Recent studies have shown that simply releasing a silk strand into the breeze does not provide the required lift to float the spider away. Spiders use the earth’s electric field to get the required lift. When released the silk strand picks up a negative charge, the same as the surface on which the spider is sitting. This creates a repulsive force. In addition the air is positively charged. Spiders can detect these electric fields using sensitive hairs on their bodies and the electrical repulsive and attractive forces assist them to get airborne on their silk streamer. It is an effective way to disperse. Spiders have been found many kilometres in the air, and thousands of kilometres out to sea.

In these times of restricted air travel and climate change denial, the invertebrate world seems little fazed and is travelling using renewable energy.

Rose Hillers

May 27, 2020

Crimson Rosellas are a dime a dozen at our place – permanent residents that have been recorded, usually in quite large numbers, for every month of the twenty years that we have been keeping records. Not so their close cousins Eastern Rosellas, which although fairly common usually make only a fleeting appearance and are much more wary. So it has been pleasing that recently a group of four Easterns has been regularly spotted here on our COVID-19 lock-down walks.

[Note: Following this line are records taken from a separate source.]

@@ -843,7 +848,7 @@
   }
 }
 
-template <int MODE, bool LDS>
+template <int MODE, bool LDS, int CAP = 0>
 __device__ __forceinline__ void compute_stream(const BalArgs& A, const Slot& s, int lane, int span, int npts,
                                                const StreamAux& x, Ctx& acc, double& dot) {
   if constexpr (MODE == kSx || MODE == kSpseZ) {
@@ -859,6 +864,25 @@
 #if !(CERES_HIP_AB_ABLATE & 4)
     seg_allreduce<NE>(u, lane, s.first, s.last, span);
 #endif
+    if constexpr (MODE == kSx && LDS && CAP == 1) {
+#if CERES_HIP_PIPELINED
+      const int n3 = 3 * npts;
+      double* const out = A.u_out + 3 * int64_t(__builtin_amdgcn_readfirstlane(s.pt));
+      const int ta = (s.seg >> 17) & 63, tb = (s.seg >> 24) & 63;
+      {
+        const double v0 = shfl_idx(u[0], ta), v1 = shfl_idx(u[1], ta), v2 = shfl_idx(u[2], ta);
+        const int c = lane % 3;
+        if ((s.seg >> 23) & 1) out[lane] = c == 0 ? v0 : (c == 1 ? v1 : v2);
+      }
+      if (n3 > 64) {
+        const double v0 = shfl_idx(u[0], tb), v1 = shfl_idx(u[1], tb), v2 = shfl_idx(u[2], tb);
+        const int c = (lane + 1) % 3;
+        if ((s.seg >> 30) & 1) out[64 + lane] = c == 0 ? v0 : (c == 1 ? v1 : v2);
+      }
+#endif
+    } else if constexpr (MODE == kSx && LDS && CAP == 0) {
+      if (A.u_out && s.valid && lane == s.last) store_point_capture(A.u_out, NE * s.pt, u);
+    }
     sym_mul(x.ei, u, v);
     double ev[NR], z[NR];
     e_times(s.e, v, ev);
@@ -1079,6 +1103,7 @@
     invert_spd_e(a, ei);
     if (s.valid && lane == s.last) store_ete_inverse(A, s.pt, ei);
     if constexpr (MODE == kInit) {
+      if (A.etb_out && s.valid && lane == s.last) store_point_capture(A.etb_out, po, r + kTriE);
       double g[NE];
 #pragma unroll
       for (int j = 0; j < NE; ++j) g[j] = r[kTriE + j];
@@ -1319,6 +1344,7 @@
       if (lane == 0) store_ete_inverse(A, pt, ei);
     }
     if constexpr (MODE == kInit) {
+      if (A.etb_out && lane == 0) store_point_capture(A.etb_out, po, r + kTriE);
       double g[NE];
 #pragma unroll
       for (int j = 0; j < NE; ++j) g[j] = r[kTriE + j];
@@ -1481,6 +1507,9 @@
       load_ete_inverse(A, pt, ei);
 #pragma unroll
       for (int j = 0; j < NE; ++j) u[j] = tot[j];
+      if constexpr (MODE == kSx && LDS) {
+        if (A.u_out && finish) store_point_capture(A.u_out, NE * pt, u);
+      }
       sym_mul(ei, u, v);
       if constexpr (MODE == kBackSub) {
         if (finish) store_point_solution(A, po, v);
@@ -1524,6 +1553,7 @@
         if (finish) store_ete_inverse(A, pt, ei);
       }
       if constexpr (MODE == kInit) {
+        if (A.etb_out && finish) store_point_capture(A.etb_out, po, tot + kTriE);
         if (apply) {
           double g[NE];
 #pragma unroll
@@ -1543,6 +1573,9 @@
   }
   if (A.status && *A.status != 0) return;
   if (A.run_after_cg && !CgStatusAllowsSolution(*A.run_after_cg)) return;
+  if constexpr (MODE == kBackSub) {
+    if (A.run_after_cg && A.skip_updates && PointTailTakes(*A.run_after_cg, *A.skip_updates)) return;
+  }
   constexpr bool kScatters = (MODE == kSx || MODE == kJtJx || MODE == kJtb || MODE == kInit || MODE == kCgnrInit || MODE == kColNorm || MODE == kSpseZ);
   Ctx acc;
   ctx_init(A, acc, nullptr);
@@ -1817,7 +1850,13 @@
     if (pq <= 0 || isinf(pq)) fail = kCgIndefinite;
     else { alpha = rho / pq; if (isinf(alpha)) fail = kCgFailAlpha; }
   }
-  if (threadIdx.x == 0) { S.pq = pq; S.alpha = alpha; S.rho_new = rho; S.fail_step = fail; }
+  if (threadIdx.x == 0) {
+    S.pq = pq; S.alpha = alpha; S.rho_new = rho; S.fail_step = fail;
+    if (!fail) {
+      if (it <= kPointTailMaxIterations) S.alpha_hist[it - 1] = alpha;
+      S.n_updates = it;
+    }
+  }
   if (fail) {
     if (threadIdx.x == 0) S.status = fail;
     return;
@@ -1887,7 +1926,7 @@
   }
 }
 
-template <int MODE, bool LDS>
+template <int MODE, bool LDS, bool CAP = false>
 __device__ __forceinline__ void compute_long_round(const BalArgs& A, const Slot& s, int lane, const StreamAux& x, uint32_t word, uint32_t word0,
                                                    int flag, int wave, double (*red)[3], double (&carry)[3], Ctx& acc, double& dot) {
   const bool active = word != kRoundIdle;
@@ -1898,6 +1937,7 @@
     f_times(s, acc, x.xc, t0, t1);
     double u[3] = {s.e[0] * t0 + s.e[3] * t1, s.e[1] * t0 + s.e[4] * t1, s.e[2] * t0 + s.e[5] * t1};
     if (!s.valid) { u[0] = u[1] = u[2] = 0; }
+    const int pt = __builtin_amdgcn_readfirstlane(s.pt);
     if (!(flag & kRoundApply)) {
       wave_allreduce<3>(u);
       if (lane == 0) { red[wave][0] = u[0]; red[wave][1] = u[1]; red[wave][2] = u[2]; }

The Eastern Rosella is the “original” rosella, whose name has an interesting back story. They were a common sight to the early colonists (or invaders, depending on your viewpoint) around Rose Hill (now Parramatta) west of Sydney. So they became known as Rose Hill Parrots, shortened to Rose Hillers and subsequently Roselle and eventually Rosella, by which sole name it was known for some years – the Crimson Rosella in those days being known as Crimson Parrot among several other early names. [Ref. Ian Fraser and Jeannie Gray, Australian Bird Names (2013)]

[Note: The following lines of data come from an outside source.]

# feiyuhuahuo/Yolact_minimal

Measured on AMD Instinct MI355X. Metric: img/s res101_coco 544x544 inference (bs=1/GPU, 4 requests in flight), higher is better.
Workload: dtype f32; 1 GPU; res101_coco 544x544 (the reference's "550-class" size) bs=1 inference: forward + nms + after_nms(480x640) per image, 4 independent bs=1 requests in flight on 4 HIP streams; global_batch=1, parallelism=replicas x1 (inference does not shard), weights=seeded random init, post_inputs=synthetic dense head outputs (17.8k candidates), requests_in_flight=4

## Files before the change

include/yolact_hip.h:

```cpp
#ifndef YOLACT_HIP_H
#define YOLACT_HIP_H

#include <stddef.h>
#include <stdint.h>

#ifdef __cplusplus
extern "C" {
#endif

#define YM_OK 0
#define YM_EINVAL (-1)
#define YM_ENOSPC (-2)
#define YM_ELAUNCH (-3)

#define YM_ACT_NONE 0
#define YM_ACT_RELU 1
#define YM_ACT_TANH 2
#define YM_ACT_GELU 3

typedef void* ym_stream_t;

int ym_abi_version(void);
const char* ym_last_error(void);

// ... 189 lines not shown
int ym_match_anchors_batch(const float* const* gt_boxes_cls, const int32_t* g, int B, const float* anchors, int N, float pos_thre,
                           float neg_thre, float* offsets, int64_t* conf, float* anchor_box, int64_t* anchor_gt, void* workspace,
                           size_t workspace_bytes, ym_stream_t s);

size_t ym_loss_workspace_bytes(int B, int N);
int ym_class_box_loss(const float* class_p, const float* box_p, const float* offsets, const int64_t* conf, int B, int N, int C,
                      float conf_alpha, float bbox_alpha, int neg_pos_ratio, float* dclass, float* dbox, int32_t* num_pos,
                      double* loss_c, double* loss_b, void* workspace, size_t workspace_bytes, ym_stream_t s);

int ym_select_positives(const int64_t* conf, const float* keys, int B, int N, int cap, const int32_t* num_pos, int64_t* idx,
                        ym_stream_t s);

int ym_gt_masks_downsample(const float* masks, int n, int H, int W, int out_h, int out_w, float* out, ym_stream_t s);

int ym_semantic_loss(const float* seg_nhwc, int P, int pitch, int num_classes, const float* gt_masks_ds, const int64_t* gt_cls,
                     int gt_cls_stride, int g, float coeff, float* dseg, double* loss_accum, ym_stream_t s);
int ym_semantic_loss_batch(const float* seg_nhwc, int B, int P, int pitch, int num_classes, const float* const* gt_masks_ds,
                           const int64_t* const* gt_cls, int gt_cls_stride, const int32_t* g, float coeff, float* dseg,
                           double* loss_accum, ym_stream_t s);

int ym_maxpool3x3s2_bwd(const float* x, const float* dy, float* dx, int B, int H, int W, int C, ym_stream_t s);
int ym_maxpool3x3s2_fwd_idx(const float* in, float* out, uint8_t* idx, int B, int H, int W, int C, ym_stream_t s);
int ym_maxpool3x3s2_bwd_idx(const uint8_t* idx, const float* dy, float* dx, int B, int H, int W, int C, ym_stream_t s);
int ym_bilinear2x_bwd(const float* dy, float* dx, int B, int H, int W, int C, int align_corners, ym_stream_t s);

int ym_sgd_step(float* param, const float* grad, float* momentum_buf, int64_t n, float lr, float momentum,
                float weight_decay, int first_step, ym_stream_t s);


int ym_maxpool3x3s2_fwd(const float* in, float* out, int B, int H, int W, int C, ym_stream_t s);
int ym_stem_conv_bn_relu_maxpool(const float* img_nchw, const float* w_packed, const float* scale, const float* shift, float* out,
                                 int B, int H, int W, int k_pad, ym_stream_t s);

int ym_bilinear2x_fwd(const float* in, float* out, int B, int H, int W, int C, int align_corners, ym_stream_t s);

int ym_softmax_rows(const float* in, float* out, int64_t rows, int C, ym_stream_t s);


int ym_layernorm(const float* x, const float* gamma, const float* beta, float eps, float* out, int64_t M, int C,
                 ym_stream_t s);

int ym_patch_merge_layernorm(const float* x, int B, int H, int W, int C, const float* gamma, const float* beta, float eps,
                             float* out, ym_stream_t s);

int ym_swin_window_attention(const float* qkv, const float* qkv_bias, const float* rel_bias_table, int B, int H, int W, int C,
                             int heads, int window, int shift, float* out, ym_stream_t s);


int ym_val_preprocess(const void* img_hwc_bgr, int is_uint8, int H, int W, int S, const float* mean_bgr,
                      const float* std_bgr, float* out_chw_rgb, ym_stream_t s);


typedef struct {
    int32_t num_anchors;
    int32_t num_classes;
    int32_t coef_dim;
    int32_t top_k;
    int32_t max_det;
    float score_thre;
    float iou_thre;
    float img_size;
} ym_nms_cfg;

size_t ym_nms_workspace_bytes(const ym_nms_cfg* cfg);

int ym_detect_fast_nms(const float* class_pred, const float* box_pred, const float* coef_pred,
// ... 124 lines not shown
```

yolact_minimal_amd/engine.py:

```python
import json
import os
import sys

import torch
import torch.nn as nn

from . import conv_launch, hip, plan_transfer
from .conv_plan import ConvPlan
from .hip import ACT_NONE, ACT_RELU, ACT_TANH, ACT_GELU
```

Other early names for the Eastern Rosella included Rosehill Parrakeet, Common Rosella, Rosy, Red-headed or White-cheeked Rosella and Nonpareil Parrot, aptly describing as “unequalled” the bird’s amazingly coloured plumage.

Due to their continual wariness, the few photos we managed to take have been front-on and fail to show the wonderful contrasting patterns on the back of the bird, which can be seen on the photo at right taken by David Francis, NatureShare.

Every toadstool’s a stage

May 20, 2020

For Fungus Flies (Tapeigaster sp.), pictured left, all of life’s dramas are carried out on the surface of a mushroom. The mushroom represents a combat zone, boudoir and nursery. The wet start to autumn means there are mushrooms a-plenty and hence heaps of drama for the flies. Australia has dozens of native Fungus Fly species and several introduced ones. They all live in the cool temperature south east of the continent.

For the males in Fungus Fly world the chances of mating depend on the attractiveness of the mushroom you ‘own’. A male fly will patrol the perimeter of its mushroom to ward off any male intruders. Ownership disputes are settled by a boxing match. Each male will raise its front pair of legs and ‘box’ the other until one of the combatants gives up and flies away.

If the male is successful in attracting a female mating occurs on the mushroom and soon after the female fly lays eggs (pictured above right) in the mushroom. The resulting larvae rapidly consume the mushroom leaving it as a heap of ooze in a matter of days.

There is a twist to the tale however. Like all flies, after mating the male and female fly off leaving the young to fend for themselves. This leaves the maggots vulnerable to predation if they venture too close to the surface of the mushroom. Pictured below is an ant carrying off a Fungus Fly maggot for dinner, either for itself or its young.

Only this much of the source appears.